Espíritu Santo, fuente de toda fortaleza y poder divino, hoy me dirijo a ti con humildad y confianza, reconociendo mi debilidad y necesidad de tu ayuda en mi vida espiritual. Consciente de que sin ti nada puedo hacer, te pido que me concedas la fortaleza necesaria para perseverar en el camino de la fe, superando cualquier obstáculo o tentación que se interponga en mi camino.
Espíritu Santo, ilumina mi mente para comprender mejor tu palabra y tus enseñanzas, fortaleciendo mi fe y aumentando mi conocimiento de tu amor infinito. Ayúdame a recordar las promesas que has hecho y a confiar plenamente en tu fidelidad, aún en medio de las pruebas y tribulaciones.
Derrama sobre mí tu fuego purificador, que queme todo aquello que me aparta de ti y de tu voluntad. Concede que mi corazón esté lleno de amor, misericordia y compasión hacia los demás, para que pueda ser instrumento de tu paz en medio de un mundo necesitado de esperanza.
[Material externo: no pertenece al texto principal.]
+            for (int ci : chain) {
+                const Op &o = h->ops[ci];
+                auto it = layer_of_blob.find(o.in0);
+                if (ci != i0 && it == layer_of_blob.end()) { ok = false; break; }
+                src_layer.push_back(ci == i0 ? -1 : it->second); layer_of_blob[o.out] = (int)members.size(); members.push_back(ci);
+                for (int j = 0; j < n; j++) if (h->ops[j].in0 == o.out && j > ci && tail_head_ok(h->ops[j], F)) { src_layer.push_back(layer_of_blob[o.out]); members.push_back(j); }
+            }
+            if (!ok || (int)members.size() > SGX_TAIL_MAXL) continue;
+            T.nl = (int)members.size();
+            struct Buf { int off, size, end; };
+            std::vector<Buf> bufs(T.nl); int top = 0;
+            for (int li = 0; li < T.nl; li++) {
+                const Op &o = h->ops[members[li]];
+                const bool head = o.kind == OP_IRB;
+                Buf b; b.end = li; b.off = 0;
+                b.size = head ? (o.irb.Cout2 ? 2 : 1) * SGX_TAIL_CK * F * o.H * o.W : o.outc * F * (o.kind == OP_PW ? o.H * o.W : o.Ho * o.Wo);
+                b.size = (b.size + 3) & ~3;
+                for (int lj = li + 1; lj < T.nl; lj++) if (src_layer[lj] == li) b.end = lj;
+                for (bool moved = true; moved;) {
+                    moved = false;
+                    for (int lj = 0; lj < li; lj++) if (bufs[lj].end >= li && b.off < bufs[lj].off + bufs[lj].size && bufs[lj].off < b.off + b.size) { b.off = bufs[lj].off + bufs[lj].size; moved = true; }
+                }
+                bufs[li] = b; top = std::max(top, b.off + b.size);
+            }
+            if ((size_t)top * 4 > (size_t)160 * 1024) continue;
+            for (int li = 0; li < T.nl; li++) {
+                const Op &o = h->ops[members[li]]; SgxTailLayer &L = T.L[li];
+                const Blob &A = h->blobs[o.in0], &O = h->blobs[o.out];
+                L.src = src_layer[li] < 0 ? -1 : bufs[src_layer[li]].off; L.dst = bufs[li].off;
+                L.in = src_layer[li] < 0 ? A.d : nullptr; L.in_pitch = src_layer[li] < 0 ? A.n : 0;
+                L.out = O.d; L.out_pitch = O.n;
+                L.H = o.H; L.W = o.W;
+                if (o.kind == OP_IRB) {
+                    const SgxIrb &ib = o.irb;
+                    L.kind = SGX_TAIL_HEAD; L.C = ib.Cexp; L.Co = ib.Cout; L.Ho = o.H; L.Wo = o.W; L.S = 1; L.lo = ib.a2lo; L.hi = ib.a2hi;
+                    L.w = ib.wd; L.bias = ib.bd; L.w2T = ib.w2T; L.b2 = ib.b2; L.ld2 = ib.ld2; L.hwc_off = ib.hwc_off;
+                    if (ib.Cout2) {
+                        const Blob &O2 = h->blobs[o.irb_out2_blob];
+                        L.CoB = ib.Cout2; L.wB = ib.wd_b; L.biasB = ib.bd_b; L.w2TB = ib.w2Tb; L.b2B = ib.b2b; L.ld2B = ib.ld2b; L.hwc_offB = ib.hwc_off2; L.outB = O2.d; L.outB_pitch = O2.n;
+                    }
+                } else {
+                    const EpiClass k = classify(o.epi);
+                    L.kind = o.kind == OP_PW ? SGX_TAIL_PW3 : SGX_TAIL_DW; L.C = o.inc; L.Co = o.outc; L.S = o.stride; L.lo = k.lo; L.hi = k.hi;
+                    L.Ho = o.kind == OP_PW ? o.H : o.Ho; L.Wo = o.kind == OP_PW ? o.W : o.Wo;
+                    L.w = o.wt; L.bias = o.bias; L.wS = (const sgx_q4 *)o.wS; L.ldw = o.ldw;
+                }
+                if ((size_t)F * std::max(A.n, O.n) * 4 >= 0x7FFFFFFFull) ok = false;
+            }
+            if (!ok) continue;
+            h->tail = T; h->tail_lds = (size_t)top * 4; h->tail_ops = members;
+            std::sort(h->tail_ops.begin(), h->tail_ops.end());
+        }
+    }
+    if (h->tail_ops.empty()) return SGX_OK;
+    for (int i : h->tail_ops) h->tail_member[i] = 1;
+    h->tail_first = h->tail_ops.front();
+    return sgx_tail_dispatch(h->tail, 1, h->tail_lds, nullptr, true);
+}
+
+static int run_plan(sgx_det *h, size_t first, int batch, sgx_stream_t st)
+{
+    for (size_t i = first; i < h->ops.size(); i++) {
+        int rc = SGX_OK;
+        if ((int)i == h->tail_first) rc = sgx_tail_dispatch(h->tail, batch, h->tail_lds, st, false);
+        if (rc == SGX_OK && !(h->tail_first >= 0 && h->tail_member[i])) rc = run_op(h, h->ops[i], batch, st);
+        if (rc != SGX_OK) return rc;
+    }
+    return SGX_OK;
+}
+
 static int run_first_step(sgx_det *h, const uint8_t *d_img, int pitch, int batch, sgx_stream_t st)
 {
     const int T = h->T;
@@ -1131,7 +1246,7 @@
             if (h->sw.fork_lanes > 1) { if ((rc = capture_forked(h, first, batch, st, h->sw.fork_lanes, &graph)) != SGX_OK) return rc; }
             else {
                 SGX_CHECK_HIP(hipStreamBeginCapture(st, hipStreamCaptureModeThreadLocal));
-                for (size_t i = first; i < h->ops.size(); i++) if ((rc = run_op(h, h->ops[i], batch, st)) != SGX_OK) return abandon_capture(st, rc);
+                if ((rc = run_plan(h, first, batch, st)) != SGX_OK) return abandon_capture(st, rc);
                 SGX_CHECK_HIP(hipStreamEndCapture(st, &graph));
             }
             std::vector<hipGraphExec_t> execs;
@@ -1142,7 +1257,7 @@
         { unsigned &turn = h->graph_turn[batch]; SGX_CHECK_HIP(hipGraphLaunch(it->second[turn % it->second.size()], st)); turn++; }
     } else
 #endif
-    for (size_t i = first; i < h->ops.size(); i++) if ((rc = run_op(h, h->ops[i], batch, st)) != SGX_OK) return rc;
+    if ((rc = run_plan(h, first, batch, st)) != SGX_OK) return rc;
     sgx_prof_end(SGX_K_DET_FWD, st);
     SGX_CHECK_HIP(hipGetLastError());
     if (d_loc) *d_loc = h->blobs[h->loc_blob].d;
@@ -1183,6 +1298,40 @@
     if (i < 0 || i >= nops) return SGX_ERR_INVALID;
     for (int r = 0; r < reps; r++) { const int rc = i == 0 ? run_first_step(h, d_img, pitch, batch, (sgx_stream_t)stream) : run_op(h, h->ops[i - 1 + skip], batch, (sgx_stream_t)stream); if (rc != SGX_OK) return rc; }
     return SGX_OK;
+}
+
+SGX_TAP int sgx_det_debug_tail_steps(const sgx_det *h, int *steps, int cap, int *n)
+{
+    if (!h || !n) return SGX_ERR_INVALID;
+    *n = (int)h->tail_ops.size();
+    if (steps) { if (cap < *n) return SGX_ERR_INVALID; for (int i = 0; i < *n; i++) steps[i] = h->tail_ops[i] + 1 - h->pre_fused; }
+    return SGX_OK;
+}
+SGX_TAP int sgx_det_debug_time_tail(sgx_det *h, int batch, int reps, float *ms)
+{
+    if (!h || !ms || batch < 1 || batch > h->max_batch || reps < 1 || h->tail_first < 0) return SGX_ERR_INVALID;
+#ifndef SGX_EMU
+    hipEvent_t a, b; SGX_CHECK_HIP(hipEventCreate(&a));
+    if (hipEventCreate(&b) != hipSuccess) { (void)hipEventDestroy(a); return SGX_ERR_DEVICE; }
+    float tot = 0.f;
+    auto timed = [&]() -> int {
+        for (int r = 0; r < reps + 1; r++) {
+            SGX_CHECK_HIP(hipEventRecord(a, 0));
+            const int rc = sgx_tail_dispatch(h->tail, batch, h->tail_lds, 0, false);
+            if (rc != SGX_OK) return rc;
+            SGX_CHECK_HIP(hipEventRecord(b, 0)); SGX_CHECK_HIP(hipEventSynchronize(b));
+            float t = 0.f; SGX_CHECK_HIP(hipEventElapsedTime(&t, a, b)); if (r) tot += t;
+        }
+        return SGX_OK;
+    };
+    const int rc = timed();
+    (void)hipEventDestroy(a); (void)hipEventDestroy(b);
+    if (rc != SGX_OK) return rc;
+    *ms = tot / reps;
+    return SGX_OK;
+#else
+    return SGX_ERR_UNSUPPORTED;
+#endif
 }
 
 extern "C" int sgx_det_plan_step(const sgx_det *h, int i, char *buf, int cap)
diff --git a/sg_slam_amd/csrc/sgx_det_tail.h b/sg_slam_amd/csrc/sgx_det_tail.h
--- /dev/null
+++ b/sg_slam_amd/csrc/sgx_det_tail.h
@@ -0,0 +1,264 @@
+#pragma once
+#include "sgx_det_kernels.h"
+#include "sgx_det_bf16.h"
+#include "sgx_lanes.h"
+
+#define SGX_TAIL_MAXL 16
+#define SGX_TAIL_THREADS 512
+#define SGX_TAIL_CK 64
+enum { SGX_TAIL_DW = 0, SGX_TAIL_PW3, SGX_TAIL_HEAD };
+
+struct SgxTailLayer {
+    int kind;
+    int C, Co, H, W, Ho, Wo, S;
+    int src, dst;
+    float lo, hi;
+    const float *in; size_t in_pitch;
+    const float *w, *bias;
+    const sgx_q4 *wS; int ldw;
+    float *out; size_t out_pitch;
+    const float *w2T, *b2; int ld2, hwc_off;
+    const float *wB, *biasB, *w2TB, *b2B; int ld2B, CoB, hwc_offB; float *outB; size_t outB_pitch;
+};
+struct SgxTail { int nl, F, batch; SgxTailLayer L[SGX_TAIL_MAXL]; };
+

Fortaléceme, Espíritu Santo, para vencer mis propias debilidades y resistir las tentaciones que me alejan de ti. Dame valor para enfrentar los desafíos de la vida con fe y confianza en tu guía constante.
Concede que cada día me abra más a tu acción transformadora en mi vida, permitiendo que tus dones y carismas se manifiesten en mí para el servicio de los demás y la edificación de la Iglesia.
Espíritu Santo, te entrego mi vida por completo y te pido que me llenes con tu fortaleza divina, para que pueda caminar en santidad y ser testigo de tu amor en este mundo. Hazme consciente de tu presencia constante en mí, y permíteme experimentar la alegría y la paz que solo tú puedes dar.
En tu nombre, Espíritu Santo, confío y espero. Amén.